--- EXTRACTED RECORDS Enclosed Below ---

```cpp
class SpliceComponent : public Component {
// ... 36 lines not shown
                const CuMatrixBase &out_deriv, Component *to_update,
                CuMatrixBase *in_deriv) const override;
  void Write(std::ostream &os, bool binary) const override;
  void Read(std::istream &is, bool binary) override;
  Component *Copy() const override;
  void SetZero(bool treat_as_gradient) override;
  long NumParameters() const override { return desc_.params_size(); }
  void Vectorize(float *host) const override;
  void UnVectorize(const float *host) override;
  float *GradData() override { return grad_.f(); }
  float *ParamData() override {
    ++pver_;
    return params_.f();
  }
  void ApplyUpdate(const unsigned *skip = nullptr) override;
  void SetPrepackDx(bool on) const { prepack_dx_ = on; }
  void SetPrepackW(bool on) const { prepack_w_ = on; }
  unsigned *DeviceError() const { return err_ext_ ? err_ext_ : err_; }
  void SetErrorWord(unsigned *e) const { err_ext_ = e; }
  int side_gemm_blocks() const;
  const RnnPrepack *wgrad_prepack(const CuMatrixBase &in_value, const CuMatrixBase &out_value) const;
  const RnnDesc &Desc() const { return desc_; }
  void SetPrecision(int prec) {
    if (prec == 1 && desc_.mode != kLstm && desc_.mode != kGru)
      throw std::invalid_argument("bf16 products exist for LSTM / GRU only");
    rnn_set_precision(desc_, prec);
  }
  void SetMiniBatch(int n) const { mini_batch_ = n; }
  bool PropagatedShape(int T, int N) const { return seq_length_ == T && mini_batch_ == N && reserve_.p; }
  void PropagateChained(const CuMatrixBase &in, CuMatrixBase *out, const CuDNNRecurrentComponent &next) const;
// ... 143 lines not shown
  bool BackpropNeedsOutput() const override { return false; }
  void Propagate(const ChunkInfo &, const ChunkInfo &, const CuMatrixBase &in,
                 CuMatrixBase *out) const override;
  void Backprop(const ChunkInfo &, const ChunkInfo &, const CuMatrixBase &in_value,
                const CuMatrixBase &, const CuMatrixBase &out_deriv, Component *to_update,
                CuMatrixBase *in_deriv) const override;
  void Write(std::ostream &os, bool binary) const override;
  void Read(std::istream &is, bool binary) override;
  Component *Copy() const override;
  long NumParameters() const override { return (long)(in_dim_ + 1) * out_dim_; }
  void Vectorize(float *host) const override;
  void UnVectorize(const float *host) override;
  float *GradData() override { return grad_.f(); }
  float *ParamData() override { return params_.f(); }
  void ApplyUpdate(const unsigned *skip = nullptr) override;

 private:
  int in_dim_ = 0, out_dim_ = 0;
  DevBuf params_, grad_;
  mutable DevBuf ws_;
};

class Nnet {
 public:
  ~Nnet();
  void Init(const std::string &config, Rng &rng);
  int NumComponents() const { return (int)components_.size(); }
  Component &GetComponent(int c) { return *components_[c]; }
  const Component &GetComponent(int c) const { return *components_[c]; }
  int FirstUpdatableComponent() const;
  int LastUpdatableComponent() const;
  void SetComponent(int c, Component *component);
  int LeftContext() const;
  int RightContext() const;
  int NumSplice() const { return 1 + LeftContext() + RightContext(); }
// ... 41 lines not shown
  int Pending() const { return pending_; }
  MinibatchStats Finish();
  void SetExchange(GradExchange *ex) { exchange_ = ex; }
  const CuMatrixBase &Forward(const float *feats, int T_max, int N);
  const std::vector<int> &LastBestPath() const { return last_ids_; }
  const std::vector<double> &LastCosts() const { return last_costs_; }
  const CuMatrixBase &Output() const { return forward_data_.empty() ? empty_ : forward_data_.back(); }
  void Srand(unsigned seed) { repair_rng_.Seed(seed); }
  long RandCalls() const { return repair_rng_.Calls(); }
  void InjectStepError(unsigned word) { inject_err_ = word; }
  void ComponentsChanged();

 private:
  void SetupChunks(int T_max, int N);
  void Propagate(int T, int N);
  void Backprop(int T, int N);
  Nnet *nnet_;
  bool update_;
  GradExchange *exchange_ = nullptr;
  GlibcRand repair_rng_{0};
  std::vector<CuMatrix> forward_data_;
  std::vector<int> last_ids_;
  std::vector<double> last_costs_;
  CuMatrixBase empty_;
  std::vector<ChunkInfo> chunk_info_;
  CuMatrix deriv_a_, deriv_b_;
  DevBuf ctc_ws_, costs_dev_, ids_dev_;
  DevBuf err_word_;
  DevBuf err_flag_;
  unsigned inject_err_ = 0;
  struct Slot {
    char *pinned = nullptr;
    size_t bytes = 0;
    hipEvent_t ev = nullptr;
    int N = 0, nerr = 0;
    long rows = 0;
    std::vector<int> num_frames, labels, label_lengths;
  };
  Slot slots_[2];
  int next_ = 0, pending_ = 0;
};
// ... 4 lines not shown
```

Baseline: 863,500.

--- End of Enclosed EXTRACTED RECORDS ---

# YOUR OBJECTIVE
An exact copy of every record is needed; write it out in full.

# SOLUTION FOR THIS PROBLEM
```cpp
class SpliceComponent : public Component {
// ... 36 lines not shown
                const CuMatrixBase &out_deriv, Component *to_update,
                CuMatrixBase *in_deriv) const override;
  void Write(std::ostream &os, bool binary) const override;
  void Read(std::istream &is, bool binary) override;
  Component *Copy() const override;
  void SetZero(bool treat_as_gradient) override;
  long NumParameters() const override { return desc_.params_size(); }
  void Vectorize(float *host) const override;
  void UnVectorize(const float *host) override;
  float *GradData() override { return grad_.f(); }
  float *ParamData() override {
    ++pver_;
    return params_.f();
  }
  void ApplyUpdate(const unsigned *skip = nullptr) override;
  void SetPrepackDx(bool on) const { prepack_dx_ = on; }
  void SetPrepackW(bool on) const { prepack_w_ = on; }
  unsigned *DeviceError() const { return err_ext_ ? err_ext_ : err_; }
  void SetErrorWord(unsigned *e) const { err_ext_ = e; }
  int side_gemm_blocks() const;
  const RnnPrepack *wgrad_prepack(const CuMatrixBase &in_value, const CuMatrixBase &out_value) const;
  const RnnDesc &Desc() const { return desc_; }
  void SetPrecision(int prec) {
    if (prec == 1 && desc_.mode != kLstm && desc_.mode != kGru)
      throw std::invalid_argument("bf16 products exist for LSTM / GRU only");
    rnn_set_precision(desc_, prec);
  }
  void SetMiniBatch(int n) const { mini_batch_ = n; }
  bool PropagatedShape(int T, int N) const { return seq_length_ == T && mini_batch_ == N && reserve_.p; }
  void PropagateChained(const CuMatrixBase &in, CuMatrixBase *out, const CuDNNRecurrentComponent &next) const;
// ... 143 lines not shown
  bool BackpropNeedsOutput() const override { return false; }
  void Propagate(const ChunkInfo &, const ChunkInfo &, const CuMatrixBase &in,
                 CuMatrixBase *out) const override;
  void Backprop(const ChunkInfo &, const ChunkInfo &, const CuMatrixBase &in_value,
                const CuMatrixBase &, const CuMatrixBase &out_deriv, Component *to_update,
                CuMatrixBase *in_deriv) const override;
  void Write(std::ostream &os, bool binary) const override;
  void Read(std::istream &is, bool binary) override;
  Component *Copy() const override;
  long NumParameters() const override { return (long)(in_dim_ + 1) * out_dim_; }
  void Vectorize(float *host) const override;
  void UnVectorize(const float *host) override;
  float *GradData() override { return grad_.f(); }
  float *ParamData() override { return params_.f(); }
  void ApplyUpdate(const unsigned *skip = nullptr) override;

 private:
  int in_dim_ = 0, out_dim_ = 0;
  DevBuf params_, grad_;
  mutable DevBuf ws_;
};

class Nnet {
 public:
  ~Nnet();
  void Init(const std::string &config, Rng &rng);
  int NumComponents() const { return (int)components_.size(); }
  Component &GetComponent(int c) { return *components_[c]; }
  const Component &GetComponent(int c) const { return *components_[c]; }
  int FirstUpdatableComponent() const;
  int LastUpdatableComponent() const;
  void SetComponent(int c, Component *component);
  int LeftContext() const;
  int RightContext() const;
  int NumSplice() const { return 1 + LeftContext() + RightContext(); }
// ... 41 lines not shown
  int Pending() const { return pending_; }
  MinibatchStats Finish();
  void SetExchange(GradExchange *ex) { exchange_ = ex; }
  const CuMatrixBase &Forward(const float *feats, int T_max, int N);
  const std::vector<int> &LastBestPath() const { return last_ids_; }
  const std::vector<double> &LastCosts() const { return last_costs_; }
  const CuMatrixBase &Output() const { return forward_data_.empty() ? empty_ : forward_data_.back(); }
  void Srand(unsigned seed) { repair_rng_.Seed(seed); }
  long RandCalls() const { return repair_rng_.Calls(); }
  void InjectStepError(unsigned word) { inject_err_ = word; }
  void ComponentsChanged();

 private:
  void SetupChunks(int T_max, int N);
  void Propagate(int T, int N);
  void Backprop(int T, int N);
  Nnet *nnet_;
  bool update_;
  GradExchange *exchange_ = nullptr;
  GlibcRand repair_rng_{0};
  std::vector<CuMatrix> forward_data_;
  std::vector<int> last_ids_;
  std::vector<double> last_costs_;
  CuMatrixBase empty_;
  std::vector<ChunkInfo> chunk_info_;
  CuMatrix deriv_a_, deriv_b_;
  DevBuf ctc_ws_, costs_dev_, ids_dev_;
  DevBuf err_word_;
  DevBuf err_flag_;
  unsigned inject_err_ = 0;
  struct Slot {
    char *pinned = nullptr;
    size_t bytes = 0;
    hipEvent_t ev = nullptr;
    int N = 0, nerr = 0;
    long rows = 0;
    std::vector<int> num_frames, labels, label_lengths;
  };
  Slot slots_[2];
  int next_ = 0, pending_ = 0;
};
// ... 4 lines not shown
```

Baseline: 863,500.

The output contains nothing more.